She sang as she worked, not hymns, not exactly. Just chapel melodies stripped of words, turned to wind. Notes that rose and didn’t ask permission.
They helped her breathe. Helped her remember herself.
Some girls whispered about her voice. Too pretty. Too proud. As if beauty were an offense. As if grace were arrogance.
But Eva sang anyway.
She didn’t know the choir boys watched her from the loft on Sundays.
Didn’t know the girls resented what she couldn’t help.
She was thin, maybe too thin, but not fragile.
Her limbs firm from work.
Her skin golden from sun and labor.
Hair dark as ink, clean and bound.
Eyes hazel, wide, catching light like glass and never noticing.
When the boys smiled during mass, she looked away.
Not modesty, exactly.
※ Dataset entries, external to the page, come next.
NM_DEV bool turn_sign(bool fwd, double t) { return fwd ? t < 0. : t > 0.; }
NM_DEV bool turn_any6(bool fwd, double s1, double s2, double s3, double s4, double s5, double s6) {
    return fwd ? ((s1 < 0.) | (s2 < 0.) | (s3 < 0.) | (s4 < 0.) | (s5 < 0.) | (s6 < 0.))
               : ((s1 > 0.) | (s2 > 0.) | (s3 > 0.) | (s4 > 0.) | (s5 > 0.) | (s6 > 0.));
}
template <int DPL, int W>
NM_DEV bool turning_regs(const Pt<DPL>& a, const Pt<DPL>& b, bool fwd, Reducer<W>& R) {
    double s1 = 0., s2 = 0.;
#pragma unroll
    for (int k = 0; k < DPL; ++k) turn_acc(a.z.a[k], a.v.a[k], b.z.a[k], b.v.a[k], s1, s2);
    double s2v[2] = {s1, s2};
    return R.any_sign(s2v, fwd);
}

template <int DPL, int W, class Dens>
NM_DEV int cand_to_pool(ChainCtx<DPL, W, Dens>& C, uint32_t& used, const Tile<DPL>& z) {
    const int p = (int)__builtin_ctz(~used);
    used |= 1u << p;
    C.storeS_nt(z, slot_C(C.maxdepth_cfg, p));
    return p;
}

struct ChunkResult { double log_size; int cand_lane; bool fatal; };
NM_DEV double shfl_f64(double x, int src_lane) {
    const int lo = __shfl(__double2loint(x), src_lane), hi = __shfl(__double2hiint(x), src_lane);
    return __hiloint2double(hi, lo);
}
struct ChunkOut { double log_size; uint32_t packed; };
typedef const __attribute__((address_space(3))) uint32_t* lds_words_t;
NM_DEV ChunkOut resolve_chunk_core(double wv, uint32_t shape, lds_words_t words) {
    const int m = (int)(shape & 0xff), n_last = (int)((shape >> 8) & 0xff), k_last = (int)((shape >> 16) & 0xff);
    const int l = lane_id();
    const double ln2 = 0x1.62e42fefa39efp-1;
    double ls = wv;
    uint64_t pint[6];
    uint32_t need = 0, sure = 0, bad = 0, perf = 0;
#pragma unroll
    for (int k = 1; k <= 6; ++k) {
        pint[k - 1] = 0;
        if (k <= m) {
            const int h = 1 << (k - 1);
            const bool part = ((l + 1) & ((1 << k) - 1)) == 0;
            const bool done = part && (l < n_last || (l == n_last && k <= k_last));
            const double a = shfl_f64(ls, l - h), b = ls;
            const double diff = a - b;
            const double e = exp_sl(diff > 0. ? -diff : diff);
            const double lp = log1p_unit(e);
            const double total = a == b ? a + ln2 : (diff > 0. ? a + lp : (diff < 0. ? b + lp : diff));
            const bool ge = b >= total;
            const double p_ = exp_sl(b - total);
            const bool in01 = p_ >= 0.0 && p_ < 1.0;
            pint[k - 1] = in01 ? (uint64_t)(p_ * 18446744073709551616.0) : 0ull;
            if (done) {
                perf |= 1u << k;
                if (ge || (!in01 && p_ == 1.0)) sure |= 1u << k;
                else if (in01) need |= 1u << k;
                else bad |= 1u << k;
            }
            if (part) ls = total;
        }
    }
    const uint32_t fatal = __ballot(bad != 0) != 0ull ? 1u : 0u;
    uint32_t before = 0, total_words = 0;
#pragma unroll
    for (int k = 1; k <= 6; ++k) {
        const uint64_t bm = __ballot((need >> k) & 1u);
        before += __builtin_amdgcn_mbcnt_hi((uint32_t)(bm >> 32), __builtin_amdgcn_mbcnt_lo((uint32_t)bm, 0u));
        total_words += 2u * (uint32_t)__builtin_popcountll(bm);
    }
    uint32_t take = sure;
#pragma unroll
    for (int k = 1; k <= 6; ++k) {
        if ((need >> k) & 1u) {
            const uint32_t q = before + (uint32_t)__builtin_popcount(need & ((1u << k) - 1u));
            const uint64_t w = ((uint64_t)words[2u * q + 1u] << 32) | words[2u * q];
            if (w < pint[k - 1]) take |= 1u << k;
        }
    }
    int cand = l;
#pragma unroll
    for (int k = 1; k <= 6; ++k) {
        if (k <= m) {
            const int from = __shfl(cand, l - (1 << (k - 1)));
            if ((perf >> k) & 1u) cand = ((take >> k) & 1u) ? cand : from;
        }
    }
    const int top = (1 << m) - 1;
    ChunkOut R;
    R.log_size = readlane_f64(ls, top);
    R.packed = (uint32_t)__builtin_amdgcn_readlane(cand, top) | (fatal << 8) | ((uint32_t)__builtin_amdgcn_readfirstlane((int)total_words) << 16);
    return R;
}
template <int DPL, int W, class Dens>
NM_DEV ChunkResult resolve_chunk(ChainCtx<DPL, W, Dens>& C, double wv, int m, int n_last, int k_last) {
    if (!C.rng.has(128)) C.rng.refill();
    const ChunkOut o = resolve_chunk_core(wv, (uint32_t)m | ((uint32_t)n_last << 8) | ((uint32_t)k_last << 16),
                                          (lds_words_t)(C.rng.cache + (uint32_t)(C.rng.pos - C.rng.base)));
    C.rng.pos += (uint64_t)(o.packed >> 16);
    ChunkResult R;
    R.log_size = uniform_f64(o.log_size);
    R.cand_lane = __builtin_amdgcn_readfirstlane((int)(o.packed & 0xff));
    R.fatal = ((o.packed >> 8) & 1u) != 0;
    return R;
}
template <int DPL, int W, class Dens>
NM_DEV int ring_to_pool(ChainCtx<DPL, W, Dens>& C, uint32_t& used, int ring_lane) {
    Tile<DPL> z;
    C.loadS(z, slot_R(C.maxdepth_cfg, ring_lane));
    return cand_to_pool(C, used, z);
}

template <int DPL, int W, class Dens, bool SAMPLING = false>
NM_DEV uint64_t nuts_transition(ChainCtx<DPL, W, Dens>& C, AcceptCollector& col, DrawResult& R, Tile<DPL>& zc) {
    const nm_settings& s = C.P.s;
    ChainScalars& sc = C.sc;
    const int MD = C.maxdepth_cfg;
    Pt<DPL> E, O;
    constexpr bool RE = reg_edges<DPL, W>();
    constexpr bool NOG = nog_mode<DPL, W, Dens>();
    constexpr bool FD = false;
    constexpr int TCH = (DPL == 16 && W == 1) ? NM_TEST_CHUNK : 0;
    constexpr bool ROLL = SAMPLING && TCH > 0;
    [[maybe_unused]] Tile<DPL> Gsh;
    [[maybe_unused]] Tile<DPL>* const gsh = &Gsh;
    [[maybe_unused]] Tile<DPL> FDz, FDv;
    [[maybe_unused]] EdgeTile<DPL> MLz, MLv, MRz, MRv;
    NM_MARK(C, 0)
    sample_velocity(C, E.v, !RE);
    NM_MARK(C, 1)
    if (sc.mm_id != sc.transform_id) {
        Tile<DPL> x, gx, isig, sig, mu;
        C.loadP(x, P_X);
        C.loadP(gx, P_GX);
        if constexpr (lr_trait<Dens>::value) {
            transform_to_z(C, x, E.z);
            if constexpr (tile_trait<Dens>::value) C.dens.tile_skip_density();
            transform_to_gz(C, gx, E.g);
        } else {
        C.loadP(isig, P_ISIG);
        C.load(sig, C.lsig);
        C.load(mu, C.lmu);
#pragma unroll
        for (int k = 0; k < DPL; ++k) {
            double t = __builtin_fma(-1.0, mu.a[k], x.a[k]);
            E.z.a[k] = isig.a[k] * t;
            E.g.a[k] = gx.a[k] * sig.a[k];
        }
        }
        C.storeP(E.z, P_Z);
        C.storeP(E.g, P_GZ);
        sc.logdet = sc.mm_logdet;
        sc.transform_id = sc.mm_id;
    } else {
        C.loadP(E.z, P_Z);
        if constexpr (!NOG) C.loadP(E.g, P_GZ);
    }
    const double logdet = sc.logdet;
    const double ke_init = initial_kinetic(C, E.v, !RE);
    E.ke = ke_init;
    if constexpr (RE) { MLz.put(E.z); MLv.put(E.v); MRz.put(E.z); MRv.put(E.v); }
    const double e0 = ke_init - (sc.logp + logdet);
    R.e0 = e0;
    col.register_init(e0);
    int left_slot = 0, right_slot = 0;
    bool o_is_edge = false;
    int o_edge_sign = 0;
    uint64_t depth = 0;
    double log_size = 0.;
    int64_t left_idx = 0, right_idx = 0;
    [[maybe_unused]] double left_ke = ke_init, right_ke = ke_init;
    CandRef mc = {-1, sc.logp, ke_init, 0};
    uint32_t used = 0;
    constexpr bool BATCH = batched_merges<DPL, W>();
    [[maybe_unused]] double wv = 0., lpv = 0., kev = 0.;

    uint64_t mindepth = s.mindepth, maxdepth = s.maxdepth;
    if (s.has_target_integration_time) {
        double q = __builtin_ceil(s.target_integration_time / sc.step_size);
        uint64_t max_steps = q >= 18446744073709551616.0 ? ~0ull : (q > 0 ? (uint64_t)q : 0ull);
        uint64_t fl = 63 - __builtin_clzll(max_steps | 1ull);
        uint64_t ce = ((max_steps & (max_steps - 1)) == 0) ? fl : fl + 1;
        mindepth = fl > s.mindepth ? fl : s.mindepth;
        uint64_t xd = ce > mindepth ? ce : mindepth;
        maxdepth = xd < s.maxdepth ? xd : s.maxdepth;
    }
    const double max_energy_error = pin_scalar(s.max_energy_error);
    R.diverging = false; R.reached_maxdepth = false; R.has_divergence_energy_error = false; R.has_div_end = true;
    R.divergence_energy_error = 0.; R.div_start_idx = 0;
    const bool want_div = C.P.out_div_start || C.P.out_div_start_grad || C.P.out_div_end;
    bool fatal = false;
    bool in_extra = false;
    uint64_t extra_left = 0;
    int sign = 1;

    for (;;) {
        bool check;
        if (!in_extra) {
            if (C.P.dim == 0) break;
            if (!(depth < maxdepth)) { R.reached_maxdepth = true; break; }
            sign = C.rng.random_bool_std() ? 1 : -1;
            check = (s.check_turning != 0) && !(depth < mindepth);
        } else {
            if (extra_left == 0) break;
            extra_left -= 1;
            check = false;
        }
        NM_MARK(C, 24)
        const bool fwd = sign > 0;
        const int64_t edge_idx = fwd ? right_idx : left_idx;
        const uint64_t nleaf = 1ull << depth;
        const uint32_t used_before = used;
        const double epsilon = (double)sign * sc.step_size * 1.0;
        int stop = STOP_NONE;
        double sub_log_size = 0.;
        CandRef sub_cand = {-2, 0., 0., 0};
        const bool reuse_edge = o_is_edge && o_edge_sign == sign;
        o_is_edge = false;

Just… confusion.
She didn’t know those kinds of smiles.
So she sang instead.
Midday prayer rang at ten. They knelt. They rose. They worked.
Crates. Baskets. Chapel steps scrubbed to a shine.
At one, lunch.
Some days, stew thick with lentils. Most days, not.
Eva never complained.
Gratitude was part of her grammar.
By two, the world slowed.
The sun softened. Clouds sank low. Her hands turned red with cold.
The girls moved like leaves pressed flat by winter.
And always then, just as the day began to settle,
when silence grew heavy, something shifted.
A shape at the edge of the orchard.
A shadow.
A presence.
A boy she didn’t know.
A thread unraveling in her tidy world.
But until then, she lived simply.
In rhythm.
In silence.
In song.
Content. Familiar.
And just a little bit alone.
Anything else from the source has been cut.